_Exercise_: Take every line from the data that has the word "kTile" in it.

_Provided records_:
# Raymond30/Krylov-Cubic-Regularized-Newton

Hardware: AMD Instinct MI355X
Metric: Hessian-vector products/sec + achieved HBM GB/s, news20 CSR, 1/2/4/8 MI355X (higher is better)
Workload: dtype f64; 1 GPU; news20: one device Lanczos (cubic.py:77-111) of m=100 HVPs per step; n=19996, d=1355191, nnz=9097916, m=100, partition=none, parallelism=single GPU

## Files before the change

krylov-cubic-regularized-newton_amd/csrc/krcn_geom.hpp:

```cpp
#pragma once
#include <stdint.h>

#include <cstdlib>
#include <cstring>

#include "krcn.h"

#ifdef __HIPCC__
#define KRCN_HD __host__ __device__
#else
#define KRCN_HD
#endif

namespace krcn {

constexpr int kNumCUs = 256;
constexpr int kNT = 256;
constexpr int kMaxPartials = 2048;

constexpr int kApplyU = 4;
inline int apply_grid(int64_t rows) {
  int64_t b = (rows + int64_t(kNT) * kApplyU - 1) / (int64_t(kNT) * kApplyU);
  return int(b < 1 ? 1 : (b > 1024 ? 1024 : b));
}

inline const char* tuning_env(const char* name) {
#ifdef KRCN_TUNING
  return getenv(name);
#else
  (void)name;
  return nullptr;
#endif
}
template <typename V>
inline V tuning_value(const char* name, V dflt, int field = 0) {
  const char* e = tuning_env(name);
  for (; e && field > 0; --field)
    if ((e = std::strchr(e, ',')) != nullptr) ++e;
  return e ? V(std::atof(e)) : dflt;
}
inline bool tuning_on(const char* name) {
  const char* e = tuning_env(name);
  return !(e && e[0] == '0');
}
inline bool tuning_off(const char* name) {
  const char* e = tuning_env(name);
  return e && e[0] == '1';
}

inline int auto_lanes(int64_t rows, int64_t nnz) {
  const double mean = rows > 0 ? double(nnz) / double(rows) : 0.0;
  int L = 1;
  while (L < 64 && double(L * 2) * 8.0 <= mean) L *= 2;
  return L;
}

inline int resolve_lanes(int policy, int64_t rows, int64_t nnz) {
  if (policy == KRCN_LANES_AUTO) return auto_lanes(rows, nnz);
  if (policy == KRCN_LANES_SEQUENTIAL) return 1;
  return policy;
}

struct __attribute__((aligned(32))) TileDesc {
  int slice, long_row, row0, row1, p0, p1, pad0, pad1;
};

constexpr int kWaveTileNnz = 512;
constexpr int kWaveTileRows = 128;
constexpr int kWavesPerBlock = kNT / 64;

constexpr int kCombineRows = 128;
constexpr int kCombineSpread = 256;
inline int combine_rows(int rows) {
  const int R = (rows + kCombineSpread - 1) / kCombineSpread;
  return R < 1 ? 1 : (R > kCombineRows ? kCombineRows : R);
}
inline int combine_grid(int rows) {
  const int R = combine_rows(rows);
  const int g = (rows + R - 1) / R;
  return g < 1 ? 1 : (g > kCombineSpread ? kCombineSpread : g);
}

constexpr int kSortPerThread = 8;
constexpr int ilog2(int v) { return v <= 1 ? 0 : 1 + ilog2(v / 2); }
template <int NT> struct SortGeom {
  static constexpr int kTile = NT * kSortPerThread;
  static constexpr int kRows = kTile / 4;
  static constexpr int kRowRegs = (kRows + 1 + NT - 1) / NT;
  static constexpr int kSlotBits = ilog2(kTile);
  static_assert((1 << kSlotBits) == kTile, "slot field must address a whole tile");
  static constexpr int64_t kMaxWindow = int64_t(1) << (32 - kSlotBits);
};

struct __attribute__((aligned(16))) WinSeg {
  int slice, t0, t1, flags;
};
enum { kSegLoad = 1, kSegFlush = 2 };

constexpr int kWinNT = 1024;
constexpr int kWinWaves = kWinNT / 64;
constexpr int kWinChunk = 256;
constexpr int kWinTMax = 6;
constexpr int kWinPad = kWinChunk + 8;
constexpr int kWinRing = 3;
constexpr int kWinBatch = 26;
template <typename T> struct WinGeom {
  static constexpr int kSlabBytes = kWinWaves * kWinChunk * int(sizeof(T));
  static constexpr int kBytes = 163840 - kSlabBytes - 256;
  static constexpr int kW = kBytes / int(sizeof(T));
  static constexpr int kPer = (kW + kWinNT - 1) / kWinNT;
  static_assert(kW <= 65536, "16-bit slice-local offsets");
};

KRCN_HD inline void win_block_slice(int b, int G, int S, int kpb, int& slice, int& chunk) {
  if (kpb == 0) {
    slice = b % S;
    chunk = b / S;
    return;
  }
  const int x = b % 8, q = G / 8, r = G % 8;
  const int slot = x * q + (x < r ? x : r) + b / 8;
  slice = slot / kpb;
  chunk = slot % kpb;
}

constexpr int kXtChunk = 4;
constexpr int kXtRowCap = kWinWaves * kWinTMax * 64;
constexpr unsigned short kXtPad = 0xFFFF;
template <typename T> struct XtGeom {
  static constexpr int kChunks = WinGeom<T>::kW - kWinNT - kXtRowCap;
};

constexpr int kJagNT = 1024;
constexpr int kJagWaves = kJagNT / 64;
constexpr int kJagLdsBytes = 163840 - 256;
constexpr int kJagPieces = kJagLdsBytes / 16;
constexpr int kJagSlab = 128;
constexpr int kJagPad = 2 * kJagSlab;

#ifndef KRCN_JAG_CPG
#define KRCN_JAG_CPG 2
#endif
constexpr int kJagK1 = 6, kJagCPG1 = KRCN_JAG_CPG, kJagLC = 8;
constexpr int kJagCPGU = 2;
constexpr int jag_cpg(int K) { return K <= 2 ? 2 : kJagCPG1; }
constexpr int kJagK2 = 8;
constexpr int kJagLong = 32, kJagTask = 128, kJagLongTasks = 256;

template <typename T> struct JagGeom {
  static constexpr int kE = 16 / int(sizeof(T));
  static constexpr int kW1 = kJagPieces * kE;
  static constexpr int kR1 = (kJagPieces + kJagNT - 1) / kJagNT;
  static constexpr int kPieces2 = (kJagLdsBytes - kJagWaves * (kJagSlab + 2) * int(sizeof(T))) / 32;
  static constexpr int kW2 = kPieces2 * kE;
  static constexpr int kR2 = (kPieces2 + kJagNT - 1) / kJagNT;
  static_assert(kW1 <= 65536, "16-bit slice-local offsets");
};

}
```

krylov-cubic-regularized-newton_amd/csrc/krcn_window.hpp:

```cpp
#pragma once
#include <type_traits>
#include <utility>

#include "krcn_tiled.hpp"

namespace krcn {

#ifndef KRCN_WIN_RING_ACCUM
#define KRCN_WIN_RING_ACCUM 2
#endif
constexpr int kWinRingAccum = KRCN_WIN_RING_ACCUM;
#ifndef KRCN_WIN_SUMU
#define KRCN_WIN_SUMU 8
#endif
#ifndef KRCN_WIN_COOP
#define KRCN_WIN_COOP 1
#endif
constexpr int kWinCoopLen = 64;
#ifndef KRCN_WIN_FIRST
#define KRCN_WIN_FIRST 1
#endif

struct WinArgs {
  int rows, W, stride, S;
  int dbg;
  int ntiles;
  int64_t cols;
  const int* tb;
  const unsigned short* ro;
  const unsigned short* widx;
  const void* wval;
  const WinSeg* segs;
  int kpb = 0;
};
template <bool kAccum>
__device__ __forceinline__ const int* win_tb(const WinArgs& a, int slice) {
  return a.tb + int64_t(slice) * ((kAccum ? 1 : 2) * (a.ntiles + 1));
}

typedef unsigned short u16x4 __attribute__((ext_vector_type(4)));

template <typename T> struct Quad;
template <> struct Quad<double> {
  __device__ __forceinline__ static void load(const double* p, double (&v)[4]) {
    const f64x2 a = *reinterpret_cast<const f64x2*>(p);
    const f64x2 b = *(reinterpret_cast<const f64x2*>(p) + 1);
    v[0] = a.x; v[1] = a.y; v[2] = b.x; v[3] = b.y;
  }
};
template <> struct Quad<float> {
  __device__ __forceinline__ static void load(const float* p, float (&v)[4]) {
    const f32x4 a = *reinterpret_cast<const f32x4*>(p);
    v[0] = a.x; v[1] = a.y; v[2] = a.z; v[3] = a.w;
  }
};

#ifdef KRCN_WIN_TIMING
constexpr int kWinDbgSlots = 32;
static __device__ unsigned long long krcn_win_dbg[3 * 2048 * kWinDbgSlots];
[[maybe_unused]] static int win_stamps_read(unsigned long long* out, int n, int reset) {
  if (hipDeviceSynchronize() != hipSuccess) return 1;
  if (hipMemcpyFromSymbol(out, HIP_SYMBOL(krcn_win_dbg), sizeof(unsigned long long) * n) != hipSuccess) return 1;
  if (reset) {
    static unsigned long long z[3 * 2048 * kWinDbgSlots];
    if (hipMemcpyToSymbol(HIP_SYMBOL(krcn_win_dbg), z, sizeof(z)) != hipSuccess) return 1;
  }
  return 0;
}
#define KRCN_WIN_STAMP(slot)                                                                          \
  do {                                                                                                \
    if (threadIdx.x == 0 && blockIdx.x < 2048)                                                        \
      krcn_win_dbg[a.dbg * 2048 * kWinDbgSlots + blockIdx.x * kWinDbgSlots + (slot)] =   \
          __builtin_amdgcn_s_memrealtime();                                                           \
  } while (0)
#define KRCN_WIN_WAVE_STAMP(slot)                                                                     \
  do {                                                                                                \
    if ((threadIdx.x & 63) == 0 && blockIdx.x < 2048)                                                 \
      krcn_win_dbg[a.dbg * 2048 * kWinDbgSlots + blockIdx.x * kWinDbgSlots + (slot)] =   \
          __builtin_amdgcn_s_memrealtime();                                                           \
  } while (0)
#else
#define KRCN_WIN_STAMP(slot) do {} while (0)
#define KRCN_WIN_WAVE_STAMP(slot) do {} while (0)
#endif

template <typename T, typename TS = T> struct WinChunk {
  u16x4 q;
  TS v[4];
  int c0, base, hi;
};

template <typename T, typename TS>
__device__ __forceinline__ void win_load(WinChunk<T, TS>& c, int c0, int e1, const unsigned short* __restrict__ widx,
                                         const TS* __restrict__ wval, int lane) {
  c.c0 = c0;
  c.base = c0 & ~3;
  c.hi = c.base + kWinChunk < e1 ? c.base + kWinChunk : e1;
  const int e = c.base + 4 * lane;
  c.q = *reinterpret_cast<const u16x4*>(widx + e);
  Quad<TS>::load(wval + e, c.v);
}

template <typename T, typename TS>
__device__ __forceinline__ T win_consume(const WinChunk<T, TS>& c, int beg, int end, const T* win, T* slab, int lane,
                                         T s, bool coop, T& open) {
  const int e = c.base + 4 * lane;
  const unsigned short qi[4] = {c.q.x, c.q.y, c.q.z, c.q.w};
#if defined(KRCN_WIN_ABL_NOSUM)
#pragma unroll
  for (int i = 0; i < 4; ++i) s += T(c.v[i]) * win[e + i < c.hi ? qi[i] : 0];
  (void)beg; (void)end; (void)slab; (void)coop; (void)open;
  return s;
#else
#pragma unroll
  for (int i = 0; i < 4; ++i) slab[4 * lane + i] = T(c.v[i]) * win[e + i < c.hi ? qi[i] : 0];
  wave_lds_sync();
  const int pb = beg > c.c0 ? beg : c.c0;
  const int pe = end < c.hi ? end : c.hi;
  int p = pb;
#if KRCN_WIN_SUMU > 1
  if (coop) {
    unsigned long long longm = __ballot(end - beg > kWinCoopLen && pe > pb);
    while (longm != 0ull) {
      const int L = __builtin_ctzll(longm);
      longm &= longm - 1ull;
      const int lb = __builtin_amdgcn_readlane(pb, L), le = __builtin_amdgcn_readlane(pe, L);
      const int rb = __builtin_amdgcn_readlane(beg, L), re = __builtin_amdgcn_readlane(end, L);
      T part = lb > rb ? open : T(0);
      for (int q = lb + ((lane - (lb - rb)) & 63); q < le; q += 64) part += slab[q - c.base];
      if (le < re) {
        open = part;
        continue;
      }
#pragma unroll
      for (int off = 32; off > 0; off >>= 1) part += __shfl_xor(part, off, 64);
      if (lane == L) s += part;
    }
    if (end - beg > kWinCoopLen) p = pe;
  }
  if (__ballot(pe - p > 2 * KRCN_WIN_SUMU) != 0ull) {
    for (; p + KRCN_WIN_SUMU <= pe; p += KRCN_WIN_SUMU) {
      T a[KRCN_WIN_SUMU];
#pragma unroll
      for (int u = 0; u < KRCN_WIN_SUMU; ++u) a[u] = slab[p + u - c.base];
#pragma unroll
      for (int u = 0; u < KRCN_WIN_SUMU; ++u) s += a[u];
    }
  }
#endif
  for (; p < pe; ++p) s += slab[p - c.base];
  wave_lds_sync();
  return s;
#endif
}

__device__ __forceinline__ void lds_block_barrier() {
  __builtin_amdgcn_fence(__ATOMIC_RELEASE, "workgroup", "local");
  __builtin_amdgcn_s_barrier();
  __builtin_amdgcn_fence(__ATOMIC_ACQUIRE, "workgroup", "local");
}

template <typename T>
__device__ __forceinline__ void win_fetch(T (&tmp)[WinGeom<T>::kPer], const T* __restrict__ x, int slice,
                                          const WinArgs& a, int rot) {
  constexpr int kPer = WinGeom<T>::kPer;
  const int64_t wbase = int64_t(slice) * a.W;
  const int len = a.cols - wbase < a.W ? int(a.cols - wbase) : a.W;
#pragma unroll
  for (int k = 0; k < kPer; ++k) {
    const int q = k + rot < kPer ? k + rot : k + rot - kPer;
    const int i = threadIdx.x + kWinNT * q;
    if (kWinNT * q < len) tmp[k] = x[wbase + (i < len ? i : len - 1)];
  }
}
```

_Answer box_:
  static constexpr int kTile = NT * kSortPerThread;
  static constexpr int kRows = kTile / 4;
  static constexpr int kSlotBits = ilog2(kTile);
  static_assert((1 << kSlotBits) == kTile, "slot field must address a whole tile");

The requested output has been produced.